The energy required will depend on the size of the reactor, for a single train reactor is 8kW and for our largest unit a 5 train reactos is 30KW. Then we need to calculate the price per KWh in the location of the client to know a more defined answer.

• Numbers on Syn Gas & other derivatives and from what Biomass

This will depend on the size of the reactor that the client is interested in. If we are talking about a single train reactor, and assuming a 25% yield for biochar, the syngas is 75% of production meaning ~6 tons. The production of pyrolysis gasses will be used for the drying system, keeping constant temperatures in the reactor and the rest of it could be used as excess heat for heating, drying and electricity generation. The estimated production is 5MMBT/h of heat waste heat.

• Does ARTi have an import license to help the feedstock clear customs? Alternatively, is there an agent we can use to undername the shipment.

We have worked with DHL without any problems, but the company that you prefer would be good for us.

• If the feedstock is subject to fumigation, as is required by some customs, will this impact the lab result?

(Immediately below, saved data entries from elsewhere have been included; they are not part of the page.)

+                    for (int i = 0; i < 4; i++) {
+                        ra[i] = load_chunk<ALIGNED>(a.X, st_xrow[i], a.D, k0 + st_ch[i] * 4);
+                        rb[i] = load_chunk<ALIGNED>(a.Q, st_qrow[i], a.D, k0 + st_ch[i] * 4);
+                    }
+                }
+            }
+            const float *As = lds[cur][0];
+            const float *Bs = lds[cur][1];
+            if (SPLIT == 2) {
+#pragma unroll
+                for (int ks = 0; ks < 2; ks++) {
+                    const int ch = 4 * ks + 2 * h;
+                    bf16x8 ah[2], al[2], bh[2], bl[2];
+#pragma unroll
+                    for (int t = 0; t < 2; t++) {
+                        const int ra_ = wr * 64 + t * 32 + l31, rb_ = wc * 64 + t * 32 + l31;
+                        const f32x4 a0 = *reinterpret_cast<const f32x4 *>(&As[swz_off(ra_, ch)]), a1 = *reinterpret_cast<const f32x4 *>(&As[swz_off(ra_, ch + 1)]);
+                        const f32x4 b0 = *reinterpret_cast<const f32x4 *>(&Bs[swz_off(rb_, ch)]), b1 = *reinterpret_cast<const f32x4 *>(&Bs[swz_off(rb_, ch + 1)]);
+                        const float xa[8] = {a0.x, a0.y, a0.z, a0.w, a1.x, a1.y, a1.z, a1.w};
+                        const float xb[8] = {b0.x, b0.y, b0.z, b0.w, b1.x, b1.y, b1.z, b1.w};
+#pragma unroll
+                        for (int i = 0; i < 8; i++) {
+                            const __bf16 ha = (__bf16)xa[i], hb = (__bf16)xb[i];
+                            ah[t][i] = ha;
+                            al[t][i] = (__bf16)(xa[i] - (float)ha);
+                            bh[t][i] = hb;
+                            bl[t][i] = (__bf16)(xb[i] - (float)hb);
+                        }
+                    }
+#pragma unroll
+                    for (int tm = 0; tm < 2; tm++)
+#pragma unroll
+                        for (int tn = 0; tn < 2; tn++) {
+                            acc[tm][tn] = __builtin_amdgcn_mfma_f32_32x32x16_bf16(al[tm], bh[tn], acc[tm][tn], 0, 0, 0);
+                            acc[tm][tn] = __builtin_amdgcn_mfma_f32_32x32x16_bf16(ah[tm], bl[tn], acc[tm][tn], 0, 0, 0);
+                            acc[tm][tn] = __builtin_amdgcn_mfma_f32_32x32x16_bf16(ah[tm], bh[tn], acc[tm][tn], 0, 0, 0);
+                        }
+                }
+            } else if (SPLIT == 1) {
+                bf16x8 ah[2][2], al[2][2], bh[2][2], bl[2][2];
+                auto ldfrag = [&](int buf, int ks) {
+                    const int kb = 4 * ks + h;
+#pragma unroll
+                    for (int t = 0; t < 2; t++) {
+                        const int ra_ = wr * 64 + t * 32 + l31, rb_ = wc * 64 + t * 32 + l31;
+                        ah[buf][t] = __builtin_bit_cast(bf16x8, *reinterpret_cast<const f32x4 *>(&As[swz_off(ra_, kb)]));
+                        al[buf][t] = __builtin_bit_cast(bf16x8, *reinterpret_cast<const f32x4 *>(&As[swz_off(ra_, 2 + kb)]));
+                        bh[buf][t] = __builtin_bit_cast(bf16x8, *reinterpret_cast<const f32x4 *>(&Bs[swz_off(rb_, kb)]));
+                        bl[buf][t] = __builtin_bit_cast(bf16x8, *reinterpret_cast<const f32x4 *>(&Bs[swz_off(rb_, 2 + kb)]));
+                    }
+                };
+                ldfrag(0, 0);
+#pragma unroll
+                for (int ks = 0; ks < 2; ks++) {
+                    const int cb = ks & 1;
+                    if (ks < 1) ldfrag(cb ^ 1, ks + 1);
+#pragma unroll
+                    for (int tm = 0; tm < 2; tm++)
+#pragma unroll
+                        for (int tn = 0; tn < 2; tn++) {
+                            acc[tm][tn] = __builtin_amdgcn_mfma_f32_32x32x16_bf16(al[cb][tm], bh[cb][tn], acc[tm][tn], 0, 0, 0);
+                            acc[tm][tn] = __builtin_amdgcn_mfma_f32_32x32x16_bf16(ah[cb][tm], bl[cb][tn], acc[tm][tn], 0, 0, 0);
+                            acc[tm][tn] = __builtin_amdgcn_mfma_f32_32x32x16_bf16(ah[cb][tm], bh[cb][tn], acc[tm][tn], 0, 0, 0);
+                        }
+                }
             } else {
-#pragma unroll
-                for (int i = 0; i < 4; i++) {
-                    ra[i] = load_chunk<ALIGNED>(a.X, st_xrow[i], a.D, k0 + st_ch[i] * 4);
-                    rb[i] = load_chunk<ALIGNED>(a.Q, st_qrow[i], a.D, k0 + st_ch[i] * 4);
+                f32x4 fa[2][2], fb[2][2];
+#pragma unroll
+                for (int t = 0; t < 2; t++) {
+                    fa[0][t] = *reinterpret_cast<const f32x4 *>(&As[swz_off(wr * 64 + t * 32 + l31, h)]);
+                    fb[0][t] = *reinterpret_cast<const f32x4 *>(&Bs[swz_off(wc * 64 + t * 32 + l31, h)]);
                 }
-            }
-        }
-        const float *As = lds[cur][0];
-        const float *Bs = lds[cur][1];
-        if (SPLIT == 2) {
-#pragma unroll
-            for (int ks = 0; ks < 2; ks++) {
-                const int ch = 4 * ks + 2 * h;
-                bf16x8 ah[2], al[2], bh[2], bl[2];
-#pragma unroll
-                for (int t = 0; t < 2; t++) {
-                    const int ra_ = wr * 64 + t * 32 + l31, rb_ = wc * 64 + t * 32 + l31;
-                    const f32x4 a0 = *reinterpret_cast<const f32x4 *>(&As[swz_off(ra_, ch)]), a1 = *reinterpret_cast<const f32x4 *>(&As[swz_off(ra_, ch + 1)]);
-                    const f32x4 b0 = *reinterpret_cast<const f32x4 *>(&Bs[swz_off(rb_, ch)]), b1 = *reinterpret_cast<const f32x4 *>(&Bs[swz_off(rb_, ch + 1)]);
-                    const float xa[8] = {a0.x, a0.y, a0.z, a0.w, a1.x, a1.y, a1.z, a1.w};
-                    const float xb[8] = {b0.x, b0.y, b0.z, b0.w, b1.x, b1.y, b1.z, b1.w};
-#pragma unroll
-                    for (int i = 0; i < 8; i++) {
-                        const __bf16 ha = (__bf16)xa[i], hb = (__bf16)xb[i];
-                        ah[t][i] = ha;
-                        al[t][i] = (__bf16)(xa[i] - (float)ha);
-                        bh[t][i] = hb;
-                        bl[t][i] = (__bf16)(xb[i] - (float)hb);
+#pragma unroll
+                for (int s = 0; s < 4; s++) {
+                    const int cb = s & 1, nb = cb ^ 1;
+                    if (s < 3) {
+                        const int ch = 2 * (s + 1) + h;
+#pragma unroll
+                        for (int t = 0; t < 2; t++) {
+                            fa[nb][t] = *reinterpret_cast<const f32x4 *>(&As[swz_off(wr * 64 + t * 32 + l31, ch)]);
+                            fb[nb][t] = *reinterpret_cast<const f32x4 *>(&Bs[swz_off(wc * 64 + t * 32 + l31, ch)]);
+                        }
+                    }
+#pragma unroll
+                    for (int e = 0; e < 4; e++)
+#pragma unroll
+                        for (int tm = 0; tm < 2; tm++)
+#pragma unroll
+                            for (int tn = 0; tn < 2; tn++)
+                                acc[tm][tn] = __builtin_amdgcn_mfma_f32_32x32x2f32(fa[cb][tm][e], fb[cb][tn][e],
+                                                                                  acc[tm][tn], 0, 0, 0);
+                    if (!GLDS && s == 1 && has_next) {
+                        const int nxt = cur ^ 1;
+#pragma unroll
+                        for (int i = 0; i < 4; i++) {
+                            *reinterpret_cast<f32x4 *>(&lds[nxt][0][swz_off(st_row[i], st_ch[i])]) = ra[i];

Yes, the results will affect specifically for the lab analysis. We suggest working with the real feedstock that we will work during the whole project. With the preprocessing (drying and grinding) mentioned above we will probably reduce all of the problems with fumigation.

• What is the preferred packaging method (e.g. vacuum sealed, boxed, etc)

If possible, please send it vacuum sealed (And add it to the sample’s name) otherwise it would be ok to send it boxed.

• Is it possible to configure the machine residence and heat times to maximize bio-oil rather than biochar?

We develop slow pyrolysis technology which  focuses on biochar production. We are able to collect the bio oil with a bio oil collecting system. We would be able to explore different options to increase production of bio-oil with further testing.

• If the bio-oil is applied to soil with biochar will Puro recognize this as sequestered carbon?

We might explore some options of bio-oil injection on Geologically Stored Carbon from Puro’s methodology.

• Do we need to have the full life assessment of your pyrolyser unit  and/or methodology certified by a third party auditor?

For the certification we will require a life cycle assessment that our carbon team is capable of developing. As of now, we work with the Puro.earth methodology and if that is the case we will develop based on our reactor and location to be placed and operations. We are open to work with other certifiers, however, puro.earth is the one that we have more experience with.

• Do we have experience working with authorities of states to get permits? 

Our emissions team has helped our clients with gathering information about permits and get the specifications of these permits up to date with our reactors or services that we are offering.